Copy out each line of the material that includes the word "while".
*** SOURCE MATERIAL Section Begins ***
diff --git a/bwa-mem_gpu_amd/csrc/bmh_internal.h b/bwa-mem_gpu_amd/csrc/bmh_internal.h
--- a/bwa-mem_gpu_amd/csrc/bmh_internal.h
+++ b/bwa-mem_gpu_amd/csrc/bmh_internal.h
@@ -9,6 +9,8 @@
 	bool owns_blocks;
 	uint64_t n_words;
 };
+void bmh_kbits_attach(bmh_index *ix);
+void bmh_kbits_free(bmh_index *ix);
 
 struct bmh_ext_desc_t {
 	const uint8_t *reads;
diff --git a/bwa-mem_gpu_amd/csrc/c_api.hip b/bwa-mem_gpu_amd/csrc/c_api.hip
--- a/bwa-mem_gpu_amd/csrc/c_api.hip
+++ b/bwa-mem_gpu_amd/csrc/c_api.hip
@@ -184,6 +184,7 @@
 		return nullptr;
 	}
 	ix->dev.blocks = (const uint4 *)d_bwt; ix->dev.sa = d_sa; ix->dev.sa_bits = d_bits; ix->dev.pac = d_pac;
+	bmh_kbits_attach(ix);
 	return ix;
 }
 
@@ -206,6 +207,7 @@
 	ix->owns = false; ix->owns_blocks = true; ix->n_words = n_words;
 	fill_dev(ix, primary, L2, seq_len, sa_intv, n_sa, d_pac ? l_pac : 0);
 	ix->dev.blocks = (const uint4 *)d_native; ix->dev.sa = d_sa; ix->dev.sa_bits = d_sa_bits; ix->dev.pac = d_pac;
+	bmh_kbits_attach(ix);
 	return ix;
 }
 
@@ -238,6 +240,7 @@
 		return BMH_ENOMEM;
 	}
 	ix->dev.blocks = (const uint4 *)d_bwt; ix->dev.sa = (const uint32_t *)d_sa; ix->dev.sa_bits = (const uint32_t *)d_bits; ix->dev.pac = (const uint8_t *)d_pac;
+	bmh_kbits_attach(ix);
 	(void)hipSetDevice(prev);
 	*out = ix;
 	return BMH_OK;
@@ -295,6 +298,7 @@
 	if (ix->owns || ix->owns_blocks) (void)hipFree((void *)ix->dev.blocks);
 	if (ix->owns && ix->dev.pac) (void)hipFree((void *)ix->dev.pac);
 	if (ix->owns || ix->owns_sa) { (void)hipFree((void *)ix->dev.sa); (void)hipFree((void *)ix->dev.sa_bits); }
+	bmh_kbits_free(ix);
 	free(ix);
 }
 
diff --git a/bwa-mem_gpu_amd/csrc/fmd_dev.h b/bwa-mem_gpu_amd/csrc/fmd_dev.h
--- a/bwa-mem_gpu_amd/csrc/fmd_dev.h
+++ b/bwa-mem_gpu_amd/csrc/fmd_dev.h
@@ -14,7 +14,18 @@
 	const uint8_t *pac;
 	uint64_t l_pac;
 	int wave_prio;
+	const uint32_t *kbits;
+	int kbits_k;
 };
+
+__host__ __device__ __forceinline__ uint64_t kbits_mask(int K) { return (1ull << (2 * K)) - 1ull; }
+__host__ __device__ __forceinline__ uint64_t kbits_n_words(int K) { return K >= 3 ? 1ull << (2 * K - 5) : 1ull; }
+__host__ __device__ __forceinline__ void kbits_slot(uint64_t key, uint64_t &word, uint32_t &bit) { word = key >> 5; bit = 1u << (uint32_t)(key & 31); }
+__device__ __forceinline__ uint64_t kbits_push(uint64_t win, uint32_t syms, int n, int K)
+{
+	const uint64_t v = (uint64_t)syms & ((1ull << (2 * n)) - 1ull);
+	return n >= K ? v >> (2 * (n - K)) : (win >> (2 * n)) | (v << (2 * (K - n)));
+}
 
 __device__ __forceinline__ void fmd_wave_prio(const int p)
 {
diff --git a/bwa-mem_gpu_amd/csrc/kmer_bits.hip b/bwa-mem_gpu_amd/csrc/kmer_bits.hip
--- /dev/null
+++ b/bwa-mem_gpu_amd/csrc/kmer_bits.hip
@@ -0,0 +1,82 @@
+#include <hip/hip_runtime.h>
+#include <stdint.h>
+#include <stdio.h>
+#include <stdlib.h>
+#include "bmh_internal.h"
+
+#define KBITS_MAX_K 18
+#define KBITS_PER_THREAD 8
+
+extern "C" int bmh_kbits_k_for(uint64_t seq_len)
+{
+	int K = 1;
+	while (K < KBITS_MAX_K && ((1ull << (2 * K)) >> 3) < seq_len) ++K;
+	return K;
+}
+
+__global__ void __launch_bounds__(256) kbits_build_kernel(fmd_dev_t f, int K, uint64_t n_win, uint32_t *__restrict__ bits)
+{
+	const uint64_t n_grp = (n_win + KBITS_PER_THREAD - 1) / KBITS_PER_THREAD, mask = kbits_mask(K);
+	for (uint64_t g = (uint64_t)blockIdx.x * blockDim.x + threadIdx.x; g < n_grp; g += (uint64_t)gridDim.x * blockDim.x) {
+		const uint64_t t0 = g * KBITS_PER_THREAD;
+		const uint64_t w = (uint64_t)fmd_text16(f, t0) | ((uint64_t)fmd_text16(f, t0 + 16) << 32);
+#pragma unroll
+		for (int p = 0; p < KBITS_PER_THREAD; ++p) {
+			if (t0 + (uint64_t)p >= n_win) break;
+			uint64_t word; uint32_t bit;
+			kbits_slot((w >> (2 * p)) & mask, word, bit);
+			atomicOr(&bits[word], bit);
+		}
+	}
+}
+
+void bmh_kbits_attach(bmh_index *ix)
+{
+	ix->dev.kbits = nullptr; ix->dev.kbits_k = 0;
+	const fmd_dev_t &f = ix->dev;
+	const char *sw = getenv("BMH_SEED_KBITS");
+	if (sw && sw[0] == '0') return;
+	if (!f.pac || f.l_pac == 0 || f.seq_len != 2 * f.l_pac) return;
+	const int K = bmh_kbits_k_for(f.seq_len);
+	if (f.seq_len < (uint64_t)K) return;
+	const uint64_t n_words = kbits_n_words(K), n_win = f.seq_len - (uint64_t)K + 1;
+	uint32_t *d = nullptr;
+	hipEvent_t e0 = nullptr, e1 = nullptr;
+	bool ok = hipMalloc((void **)&d, (size_t)n_words * 4) == hipSuccess;
+	ok = ok && hipEventCreate(&e0) == hipSuccess && hipEventCreate(&e1) == hipSuccess;
+	ok = ok && hipEventRecord(e0, 0) == hipSuccess && hipMemsetAsync(d, 0, (size_t)n_words * 4, 0) == hipSuccess;
+	if (ok) {
+		const uint64_t nb = ((n_win + KBITS_PER_THREAD - 1) / KBITS_PER_THREAD + 255) / 256;
+		kbits_build_kernel<<<(unsigned)(nb < (1u << 20) ? nb : (1u << 20)), 256>>>(f, K, n_win, d);
+		ok = hipGetLastError() == hipSuccess && hipEventRecord(e1, 0) == hipSuccess && hipDeviceSynchronize() == hipSuccess;
+	}
+	if (ok && getenv("BMH_SEED_STATS")) {
+		float ms = 0.f;
+		(void)hipEventElapsedTime(&ms, e0, e1);
+		fprintf(stderr, "[kbits] K = %d, %llu windows, bitmap %.3f MiB, built in %.1f ms\n", K, (unsigned long long)n_win, (double)n_words * 4.0 / 1048576.0, ms);
+	}
+	if (e0) (void)hipEventDestroy(e0);
+	if (e1) (void)hipEventDestroy(e1);
+	if (!ok) {
+		(void)hipGetLastError();
+		if (d) (void)hipFree(d);
+		return;
+	}
+	ix->dev.kbits = d; ix->dev.kbits_k = K;
+}
+
+void bmh_kbits_free(bmh_index *ix)
+{
+	if (ix->dev.kbits) (void)hipFree((void *)ix->dev.kbits);
+	ix->dev.kbits = nullptr; ix->dev.kbits_k = 0;
+}
+
+extern "C" int bmh_index_kbits_info(const bmh_index_t *ix, int *k, const uint32_t **d_bits, uint64_t *n_words)
+{
+	if (!ix) { bmh_set_error("bmh_index_kbits_info: null index"); return BMH_EINVAL; }
+	const bool has = ix->dev.kbits != nullptr;
+	if (k) *k = has ? ix->dev.kbits_k : 0;
+	if (d_bits) *d_bits = ix->dev.kbits;
+	if (n_words) *n_words = has ? kbits_n_words(ix->dev.kbits_k) : 0;
+	return BMH_OK;
+}
diff --git a/bwa-mem_gpu_amd/csrc/rccl_bcast.hip b/bwa-mem_gpu_amd/csrc/rccl_bcast.hip
--- a/bwa-mem_gpu_amd/csrc/rccl_bcast.hip
+++ b/bwa-mem_gpu_amd/csrc/rccl_bcast.hip
@@ -205,6 +205,7 @@
 		ix->dev = f; ix->owns = true; ix->n_words = h.n_words;
 		ix->dev.blocks = (const uint4 *)d[0]; ix->dev.sa = (const uint32_t *)d[1]; ix->dev.sa_bits = (const uint32_t *)d[2]; ix->dev.pac = (const uint8_t *)d[3];
 		if (!h.has_pac) ix->dev.l_pac = 0;
+		bmh_kbits_attach(ix);
 		*out = ix;
 	}
 	return BMH_OK;
@@ -258,6 +259,8 @@
 					bmh_index *ix = (bmh_index *)calloc(1, sizeof(bmh_index));
 					*ix = *src; ix->owns = true; ix->owns_sa = false; ix->owns_blocks = false;
 					ix->dev.blocks = (const uint4 *)d[i][0]; ix->dev.sa = (const uint32_t *)d[i][1]; ix->dev.sa_bits = (const uint32_t *)d[i][2]; ix->dev.pac = (const uint8_t *)d[i][3];
+					(void)hipSetDevice(devs[i]);
+					bmh_kbits_attach(ix);
 					per_dev[i] = ix;
 				}
 				done = true;
diff --git a/bwa-mem_gpu_amd/csrc/seed_kernels.hip b/bwa-mem_gpu_amd/csrc/seed_kernels.hip
--- a/bwa-mem_gpu_amd/csrc/seed_kernels.hip
+++ b/bwa-mem_gpu_amd/csrc/seed_kernels.hip
@@ -111,6 +111,9 @@
 	enum { ST_START, ST_EXT, ST_DONE, ST_TAIL, ST_UNIQ };
 	uint64_t tp = 0;
 	int st = live && len > 0 ? ST_START : ST_DONE;
+	const int kK = (f.kbits && min_seed_len >= f.kbits_k) ? f.kbits_k : 0;
+	uint64_t win = 0;
+	int clean = 0;
 	cand_cursor_t cc = {0, 0};
 	unsigned it_wave = 0, it_mine = 0;
 	while (__any(st != ST_DONE)) {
*** SOURCE MATERIAL Section Ends ***
• ANSWER FOR THIS EXERCISE
+	while (K < KBITS_MAX_K && ((1ull << (2 * K)) >> 3) < seq_len) ++K;
 	while (__any(st != ST_DONE)) {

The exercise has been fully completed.